Your assignment:
The required result is every line of the records that includes "ConvPlan".

[[ Listed entries open ]]

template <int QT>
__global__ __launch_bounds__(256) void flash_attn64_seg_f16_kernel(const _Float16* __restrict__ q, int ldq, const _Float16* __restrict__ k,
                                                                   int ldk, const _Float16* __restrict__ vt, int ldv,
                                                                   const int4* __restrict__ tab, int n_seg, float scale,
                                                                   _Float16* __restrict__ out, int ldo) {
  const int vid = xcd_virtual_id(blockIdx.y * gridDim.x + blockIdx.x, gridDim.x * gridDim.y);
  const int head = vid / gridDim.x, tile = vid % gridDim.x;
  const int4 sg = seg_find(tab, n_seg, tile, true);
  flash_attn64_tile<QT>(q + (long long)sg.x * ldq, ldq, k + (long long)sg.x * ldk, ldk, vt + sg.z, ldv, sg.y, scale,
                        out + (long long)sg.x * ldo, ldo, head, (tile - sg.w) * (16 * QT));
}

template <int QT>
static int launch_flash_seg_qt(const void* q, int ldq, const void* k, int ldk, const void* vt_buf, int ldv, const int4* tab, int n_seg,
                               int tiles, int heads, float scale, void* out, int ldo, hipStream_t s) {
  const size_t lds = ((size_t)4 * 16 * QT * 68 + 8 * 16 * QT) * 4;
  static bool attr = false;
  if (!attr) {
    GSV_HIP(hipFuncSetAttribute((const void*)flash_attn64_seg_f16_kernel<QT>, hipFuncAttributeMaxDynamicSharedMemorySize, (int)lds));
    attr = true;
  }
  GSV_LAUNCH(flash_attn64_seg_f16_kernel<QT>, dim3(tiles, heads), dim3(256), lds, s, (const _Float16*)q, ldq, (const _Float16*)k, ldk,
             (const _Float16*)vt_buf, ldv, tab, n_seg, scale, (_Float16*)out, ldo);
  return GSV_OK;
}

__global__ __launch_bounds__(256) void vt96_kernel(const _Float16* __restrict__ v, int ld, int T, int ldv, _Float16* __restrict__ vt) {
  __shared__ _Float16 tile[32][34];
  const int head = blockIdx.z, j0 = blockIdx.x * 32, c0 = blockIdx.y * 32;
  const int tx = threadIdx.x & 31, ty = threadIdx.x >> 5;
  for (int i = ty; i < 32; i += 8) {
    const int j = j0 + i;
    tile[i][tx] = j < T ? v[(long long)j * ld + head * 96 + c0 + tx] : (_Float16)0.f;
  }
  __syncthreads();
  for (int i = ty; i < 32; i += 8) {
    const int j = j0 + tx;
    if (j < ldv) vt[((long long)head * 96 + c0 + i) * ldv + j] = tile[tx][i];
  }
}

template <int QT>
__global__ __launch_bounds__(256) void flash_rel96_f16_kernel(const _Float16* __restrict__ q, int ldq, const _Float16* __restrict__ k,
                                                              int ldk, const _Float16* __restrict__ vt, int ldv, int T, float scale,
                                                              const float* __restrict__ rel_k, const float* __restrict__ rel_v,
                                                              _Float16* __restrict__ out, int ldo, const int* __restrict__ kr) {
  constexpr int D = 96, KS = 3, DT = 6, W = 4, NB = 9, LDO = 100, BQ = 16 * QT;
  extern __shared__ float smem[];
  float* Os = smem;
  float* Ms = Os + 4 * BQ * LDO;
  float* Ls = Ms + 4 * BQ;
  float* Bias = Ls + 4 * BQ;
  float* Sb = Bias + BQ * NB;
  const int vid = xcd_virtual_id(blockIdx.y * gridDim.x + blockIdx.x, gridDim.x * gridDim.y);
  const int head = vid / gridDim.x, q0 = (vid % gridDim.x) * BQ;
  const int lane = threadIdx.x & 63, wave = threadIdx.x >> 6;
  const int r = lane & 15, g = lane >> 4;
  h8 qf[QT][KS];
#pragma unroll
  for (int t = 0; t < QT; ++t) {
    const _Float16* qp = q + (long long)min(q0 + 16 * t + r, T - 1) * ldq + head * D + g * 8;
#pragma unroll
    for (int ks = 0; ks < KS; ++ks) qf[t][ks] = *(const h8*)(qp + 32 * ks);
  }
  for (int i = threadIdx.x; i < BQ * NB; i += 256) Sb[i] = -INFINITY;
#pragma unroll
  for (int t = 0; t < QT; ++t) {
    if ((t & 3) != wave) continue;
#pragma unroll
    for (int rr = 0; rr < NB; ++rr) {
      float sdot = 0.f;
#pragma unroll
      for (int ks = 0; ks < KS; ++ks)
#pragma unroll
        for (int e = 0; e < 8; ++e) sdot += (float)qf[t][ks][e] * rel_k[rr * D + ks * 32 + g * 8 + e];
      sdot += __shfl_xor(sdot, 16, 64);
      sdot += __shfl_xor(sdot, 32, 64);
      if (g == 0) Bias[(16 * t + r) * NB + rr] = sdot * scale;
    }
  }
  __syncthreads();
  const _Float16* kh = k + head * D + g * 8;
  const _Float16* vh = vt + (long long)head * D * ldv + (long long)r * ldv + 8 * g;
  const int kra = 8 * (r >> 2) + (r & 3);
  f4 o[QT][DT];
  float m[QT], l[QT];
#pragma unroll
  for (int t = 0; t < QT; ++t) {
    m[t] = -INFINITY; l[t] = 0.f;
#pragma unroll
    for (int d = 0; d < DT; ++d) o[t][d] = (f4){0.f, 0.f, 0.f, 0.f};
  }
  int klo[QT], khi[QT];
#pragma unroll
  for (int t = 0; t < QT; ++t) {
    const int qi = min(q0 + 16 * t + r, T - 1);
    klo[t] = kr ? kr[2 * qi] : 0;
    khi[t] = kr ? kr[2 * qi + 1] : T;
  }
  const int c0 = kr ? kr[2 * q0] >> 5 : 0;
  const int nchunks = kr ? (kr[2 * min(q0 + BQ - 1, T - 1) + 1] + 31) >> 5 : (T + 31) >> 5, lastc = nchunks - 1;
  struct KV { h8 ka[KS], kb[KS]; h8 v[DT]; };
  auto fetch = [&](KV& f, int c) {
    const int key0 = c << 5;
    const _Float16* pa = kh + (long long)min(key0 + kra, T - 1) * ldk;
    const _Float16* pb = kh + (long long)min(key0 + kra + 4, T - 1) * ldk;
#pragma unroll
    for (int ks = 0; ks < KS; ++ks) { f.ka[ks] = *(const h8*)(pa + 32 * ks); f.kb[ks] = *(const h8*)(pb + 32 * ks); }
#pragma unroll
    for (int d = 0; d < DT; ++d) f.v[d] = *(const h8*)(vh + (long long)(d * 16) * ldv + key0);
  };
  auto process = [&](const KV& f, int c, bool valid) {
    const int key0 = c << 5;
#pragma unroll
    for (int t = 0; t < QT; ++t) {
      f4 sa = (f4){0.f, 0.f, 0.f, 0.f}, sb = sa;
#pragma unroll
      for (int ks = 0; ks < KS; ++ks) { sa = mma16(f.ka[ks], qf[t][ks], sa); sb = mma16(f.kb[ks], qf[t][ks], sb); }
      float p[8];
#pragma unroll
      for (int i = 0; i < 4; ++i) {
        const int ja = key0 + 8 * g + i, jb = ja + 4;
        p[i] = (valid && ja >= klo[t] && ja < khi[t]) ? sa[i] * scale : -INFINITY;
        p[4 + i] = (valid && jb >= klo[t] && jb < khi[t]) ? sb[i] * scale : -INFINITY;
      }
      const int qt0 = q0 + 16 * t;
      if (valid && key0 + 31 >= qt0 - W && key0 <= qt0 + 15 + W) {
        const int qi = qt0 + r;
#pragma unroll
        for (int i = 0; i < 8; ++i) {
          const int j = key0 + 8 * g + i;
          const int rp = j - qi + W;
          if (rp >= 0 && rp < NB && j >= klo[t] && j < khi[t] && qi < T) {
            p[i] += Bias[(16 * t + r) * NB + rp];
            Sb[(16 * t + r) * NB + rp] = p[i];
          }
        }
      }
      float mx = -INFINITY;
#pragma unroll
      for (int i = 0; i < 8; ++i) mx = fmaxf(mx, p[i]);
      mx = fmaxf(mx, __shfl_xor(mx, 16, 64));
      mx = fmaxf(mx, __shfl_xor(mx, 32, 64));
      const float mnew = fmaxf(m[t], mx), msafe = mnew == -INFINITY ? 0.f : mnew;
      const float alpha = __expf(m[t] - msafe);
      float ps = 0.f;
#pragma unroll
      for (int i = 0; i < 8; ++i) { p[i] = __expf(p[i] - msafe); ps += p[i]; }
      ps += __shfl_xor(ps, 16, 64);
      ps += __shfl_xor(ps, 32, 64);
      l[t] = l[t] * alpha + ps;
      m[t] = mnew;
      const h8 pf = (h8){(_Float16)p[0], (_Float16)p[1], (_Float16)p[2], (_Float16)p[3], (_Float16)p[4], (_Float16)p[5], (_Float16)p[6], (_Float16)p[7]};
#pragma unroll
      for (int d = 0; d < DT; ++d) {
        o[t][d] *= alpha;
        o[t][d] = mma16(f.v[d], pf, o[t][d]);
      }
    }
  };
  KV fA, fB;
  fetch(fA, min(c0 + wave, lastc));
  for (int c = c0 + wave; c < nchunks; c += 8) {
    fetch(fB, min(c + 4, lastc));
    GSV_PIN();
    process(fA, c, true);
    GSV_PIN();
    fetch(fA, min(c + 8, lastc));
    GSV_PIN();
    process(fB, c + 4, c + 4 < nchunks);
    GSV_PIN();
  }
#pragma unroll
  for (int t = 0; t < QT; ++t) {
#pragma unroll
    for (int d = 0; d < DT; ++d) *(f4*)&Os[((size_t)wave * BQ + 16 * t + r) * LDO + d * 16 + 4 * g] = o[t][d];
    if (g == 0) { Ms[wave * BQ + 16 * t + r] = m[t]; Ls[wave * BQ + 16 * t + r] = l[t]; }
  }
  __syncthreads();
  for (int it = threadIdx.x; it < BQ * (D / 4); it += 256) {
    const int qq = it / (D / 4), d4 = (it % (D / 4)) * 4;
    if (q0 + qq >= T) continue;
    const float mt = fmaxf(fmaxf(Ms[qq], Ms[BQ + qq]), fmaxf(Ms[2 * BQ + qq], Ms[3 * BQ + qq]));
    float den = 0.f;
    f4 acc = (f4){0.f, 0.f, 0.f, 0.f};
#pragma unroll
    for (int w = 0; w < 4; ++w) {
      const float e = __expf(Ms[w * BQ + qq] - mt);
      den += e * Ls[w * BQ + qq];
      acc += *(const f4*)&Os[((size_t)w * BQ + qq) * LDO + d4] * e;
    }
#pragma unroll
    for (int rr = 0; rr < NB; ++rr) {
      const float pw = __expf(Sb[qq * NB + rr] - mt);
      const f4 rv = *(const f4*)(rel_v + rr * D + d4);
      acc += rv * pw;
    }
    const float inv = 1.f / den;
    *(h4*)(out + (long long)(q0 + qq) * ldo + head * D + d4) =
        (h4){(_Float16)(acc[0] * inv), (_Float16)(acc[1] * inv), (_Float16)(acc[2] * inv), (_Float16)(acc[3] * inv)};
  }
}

[[ Listed entries closed ]]
[[ Listed entries open ]]

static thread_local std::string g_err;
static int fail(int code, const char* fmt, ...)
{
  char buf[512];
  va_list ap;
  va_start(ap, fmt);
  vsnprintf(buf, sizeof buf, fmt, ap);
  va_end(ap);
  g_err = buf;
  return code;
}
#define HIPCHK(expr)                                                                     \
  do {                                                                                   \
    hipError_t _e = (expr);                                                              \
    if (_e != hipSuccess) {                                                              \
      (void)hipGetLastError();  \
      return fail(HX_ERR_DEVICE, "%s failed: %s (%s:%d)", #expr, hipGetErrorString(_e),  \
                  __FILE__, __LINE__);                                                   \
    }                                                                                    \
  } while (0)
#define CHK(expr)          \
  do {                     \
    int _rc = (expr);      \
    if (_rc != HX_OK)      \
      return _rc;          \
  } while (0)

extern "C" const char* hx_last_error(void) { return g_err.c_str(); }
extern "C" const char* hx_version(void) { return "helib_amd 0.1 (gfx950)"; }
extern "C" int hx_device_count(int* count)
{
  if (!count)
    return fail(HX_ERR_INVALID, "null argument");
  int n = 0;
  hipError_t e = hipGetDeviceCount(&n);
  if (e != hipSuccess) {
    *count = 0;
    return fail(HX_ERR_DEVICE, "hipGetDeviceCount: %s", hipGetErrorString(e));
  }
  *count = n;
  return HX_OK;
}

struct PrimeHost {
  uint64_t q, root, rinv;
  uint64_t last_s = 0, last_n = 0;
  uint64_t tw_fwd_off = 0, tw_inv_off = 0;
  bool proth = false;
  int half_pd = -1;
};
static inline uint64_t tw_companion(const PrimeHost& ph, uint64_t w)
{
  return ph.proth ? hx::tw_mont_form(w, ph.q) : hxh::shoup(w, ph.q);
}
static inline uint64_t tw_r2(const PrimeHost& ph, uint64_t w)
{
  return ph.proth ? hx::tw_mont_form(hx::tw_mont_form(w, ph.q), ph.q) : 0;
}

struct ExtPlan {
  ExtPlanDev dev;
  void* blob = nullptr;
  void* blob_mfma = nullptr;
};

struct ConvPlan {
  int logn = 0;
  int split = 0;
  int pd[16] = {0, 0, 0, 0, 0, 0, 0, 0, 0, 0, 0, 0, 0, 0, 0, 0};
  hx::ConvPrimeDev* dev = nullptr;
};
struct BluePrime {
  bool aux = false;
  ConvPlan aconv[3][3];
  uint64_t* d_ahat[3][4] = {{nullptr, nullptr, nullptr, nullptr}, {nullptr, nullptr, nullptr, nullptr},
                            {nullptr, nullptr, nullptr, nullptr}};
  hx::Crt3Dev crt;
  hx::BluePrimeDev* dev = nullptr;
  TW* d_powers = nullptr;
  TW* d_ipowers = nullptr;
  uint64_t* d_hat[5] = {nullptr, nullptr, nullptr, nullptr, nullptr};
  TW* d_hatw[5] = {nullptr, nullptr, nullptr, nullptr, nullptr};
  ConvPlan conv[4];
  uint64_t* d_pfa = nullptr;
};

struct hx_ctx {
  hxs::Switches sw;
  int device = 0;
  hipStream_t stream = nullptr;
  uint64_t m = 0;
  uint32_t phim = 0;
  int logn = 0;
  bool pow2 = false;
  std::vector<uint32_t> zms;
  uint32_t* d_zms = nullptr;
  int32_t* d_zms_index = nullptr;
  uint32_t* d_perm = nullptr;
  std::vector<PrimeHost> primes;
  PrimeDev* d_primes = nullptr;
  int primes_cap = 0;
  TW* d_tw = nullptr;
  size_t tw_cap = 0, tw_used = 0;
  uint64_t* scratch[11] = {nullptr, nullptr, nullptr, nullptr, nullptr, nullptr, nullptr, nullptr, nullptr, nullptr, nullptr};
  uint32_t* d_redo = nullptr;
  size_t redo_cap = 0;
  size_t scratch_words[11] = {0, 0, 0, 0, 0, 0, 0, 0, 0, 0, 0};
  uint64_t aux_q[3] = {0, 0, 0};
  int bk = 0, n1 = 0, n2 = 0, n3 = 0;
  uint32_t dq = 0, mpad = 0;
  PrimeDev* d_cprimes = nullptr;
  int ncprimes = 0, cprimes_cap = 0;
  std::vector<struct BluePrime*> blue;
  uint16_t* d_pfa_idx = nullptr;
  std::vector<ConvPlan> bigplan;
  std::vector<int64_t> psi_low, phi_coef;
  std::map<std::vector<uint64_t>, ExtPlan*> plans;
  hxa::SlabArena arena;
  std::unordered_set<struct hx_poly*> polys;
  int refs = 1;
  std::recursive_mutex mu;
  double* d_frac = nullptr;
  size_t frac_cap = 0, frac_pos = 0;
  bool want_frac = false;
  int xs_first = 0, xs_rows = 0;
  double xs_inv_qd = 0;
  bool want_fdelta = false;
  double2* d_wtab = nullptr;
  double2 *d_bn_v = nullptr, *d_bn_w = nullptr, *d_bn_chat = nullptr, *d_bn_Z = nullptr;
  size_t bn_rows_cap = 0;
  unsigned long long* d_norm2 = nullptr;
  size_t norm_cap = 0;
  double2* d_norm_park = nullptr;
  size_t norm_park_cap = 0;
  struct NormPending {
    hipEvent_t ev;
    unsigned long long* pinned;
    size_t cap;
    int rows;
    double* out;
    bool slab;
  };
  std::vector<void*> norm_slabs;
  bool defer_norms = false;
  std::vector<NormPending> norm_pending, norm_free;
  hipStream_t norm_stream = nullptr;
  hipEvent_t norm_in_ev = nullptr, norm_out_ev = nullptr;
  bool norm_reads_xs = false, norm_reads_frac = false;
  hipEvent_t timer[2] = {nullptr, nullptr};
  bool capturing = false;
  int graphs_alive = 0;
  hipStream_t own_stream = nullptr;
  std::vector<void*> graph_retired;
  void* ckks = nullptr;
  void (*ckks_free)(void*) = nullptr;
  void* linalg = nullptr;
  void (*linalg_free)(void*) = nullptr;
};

[[ Listed entries closed ]]
[[ Listed entries open ]]

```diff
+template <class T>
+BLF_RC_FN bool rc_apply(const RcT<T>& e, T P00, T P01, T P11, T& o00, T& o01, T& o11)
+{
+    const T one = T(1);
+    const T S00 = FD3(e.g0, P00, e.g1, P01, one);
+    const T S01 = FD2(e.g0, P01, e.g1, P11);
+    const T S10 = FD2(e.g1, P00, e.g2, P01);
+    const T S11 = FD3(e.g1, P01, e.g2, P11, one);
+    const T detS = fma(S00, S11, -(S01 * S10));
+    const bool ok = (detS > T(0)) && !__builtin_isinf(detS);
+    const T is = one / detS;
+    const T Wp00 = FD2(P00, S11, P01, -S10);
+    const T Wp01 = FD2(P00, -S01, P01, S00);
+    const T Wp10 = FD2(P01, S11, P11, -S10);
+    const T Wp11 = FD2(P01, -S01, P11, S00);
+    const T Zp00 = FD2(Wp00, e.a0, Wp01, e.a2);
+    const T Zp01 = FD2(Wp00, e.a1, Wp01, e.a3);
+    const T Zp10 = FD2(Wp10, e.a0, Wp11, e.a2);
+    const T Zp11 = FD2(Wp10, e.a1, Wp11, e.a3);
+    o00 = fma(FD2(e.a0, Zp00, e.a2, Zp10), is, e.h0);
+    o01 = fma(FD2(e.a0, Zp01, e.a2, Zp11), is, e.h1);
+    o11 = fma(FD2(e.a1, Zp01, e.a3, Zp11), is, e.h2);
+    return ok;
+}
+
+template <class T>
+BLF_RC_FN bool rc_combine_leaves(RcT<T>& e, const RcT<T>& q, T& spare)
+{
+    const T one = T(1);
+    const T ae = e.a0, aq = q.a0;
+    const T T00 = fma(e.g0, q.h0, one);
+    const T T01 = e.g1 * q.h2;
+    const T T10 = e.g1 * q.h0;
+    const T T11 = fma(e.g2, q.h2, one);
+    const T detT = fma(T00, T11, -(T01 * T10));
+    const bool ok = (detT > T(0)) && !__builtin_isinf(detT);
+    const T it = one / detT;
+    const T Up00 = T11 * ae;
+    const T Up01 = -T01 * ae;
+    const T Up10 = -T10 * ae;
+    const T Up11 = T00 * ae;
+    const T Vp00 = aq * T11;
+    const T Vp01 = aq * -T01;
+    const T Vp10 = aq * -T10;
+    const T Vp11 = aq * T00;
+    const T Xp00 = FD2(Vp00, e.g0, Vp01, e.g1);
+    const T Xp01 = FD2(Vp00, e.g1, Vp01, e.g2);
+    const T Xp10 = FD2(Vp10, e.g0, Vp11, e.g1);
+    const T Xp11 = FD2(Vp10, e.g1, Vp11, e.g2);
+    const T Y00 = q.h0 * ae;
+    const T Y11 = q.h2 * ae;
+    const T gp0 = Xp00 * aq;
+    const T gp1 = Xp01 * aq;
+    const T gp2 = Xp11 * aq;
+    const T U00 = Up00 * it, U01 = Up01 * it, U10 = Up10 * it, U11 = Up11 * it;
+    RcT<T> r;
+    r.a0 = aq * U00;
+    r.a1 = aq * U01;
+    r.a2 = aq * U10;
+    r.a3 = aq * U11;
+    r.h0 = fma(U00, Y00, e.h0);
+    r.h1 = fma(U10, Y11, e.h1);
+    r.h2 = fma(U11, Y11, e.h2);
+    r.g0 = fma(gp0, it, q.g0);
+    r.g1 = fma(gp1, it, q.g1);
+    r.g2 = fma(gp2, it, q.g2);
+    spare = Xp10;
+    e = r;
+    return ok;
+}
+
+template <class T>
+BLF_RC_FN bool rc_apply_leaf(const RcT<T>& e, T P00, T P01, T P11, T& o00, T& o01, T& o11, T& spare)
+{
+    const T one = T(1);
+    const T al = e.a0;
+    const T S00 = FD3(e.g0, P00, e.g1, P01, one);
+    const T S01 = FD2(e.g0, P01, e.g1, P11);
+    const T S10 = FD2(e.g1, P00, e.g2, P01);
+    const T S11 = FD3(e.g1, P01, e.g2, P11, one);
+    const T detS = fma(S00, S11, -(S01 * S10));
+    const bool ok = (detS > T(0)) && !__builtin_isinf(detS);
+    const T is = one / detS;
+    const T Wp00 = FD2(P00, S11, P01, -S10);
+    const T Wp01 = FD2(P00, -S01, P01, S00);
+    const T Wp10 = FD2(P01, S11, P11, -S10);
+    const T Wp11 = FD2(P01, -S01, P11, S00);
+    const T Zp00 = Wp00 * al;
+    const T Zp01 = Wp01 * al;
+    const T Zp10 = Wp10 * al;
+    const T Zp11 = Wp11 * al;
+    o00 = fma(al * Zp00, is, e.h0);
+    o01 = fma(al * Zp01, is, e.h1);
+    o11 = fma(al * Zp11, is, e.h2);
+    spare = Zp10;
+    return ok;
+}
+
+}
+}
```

[[ Listed entries closed ]]

Task answer:
struct ConvPlan {
  ConvPlan aconv[3][3];
  ConvPlan conv[4];
  std::vector<ConvPlan> bigplan;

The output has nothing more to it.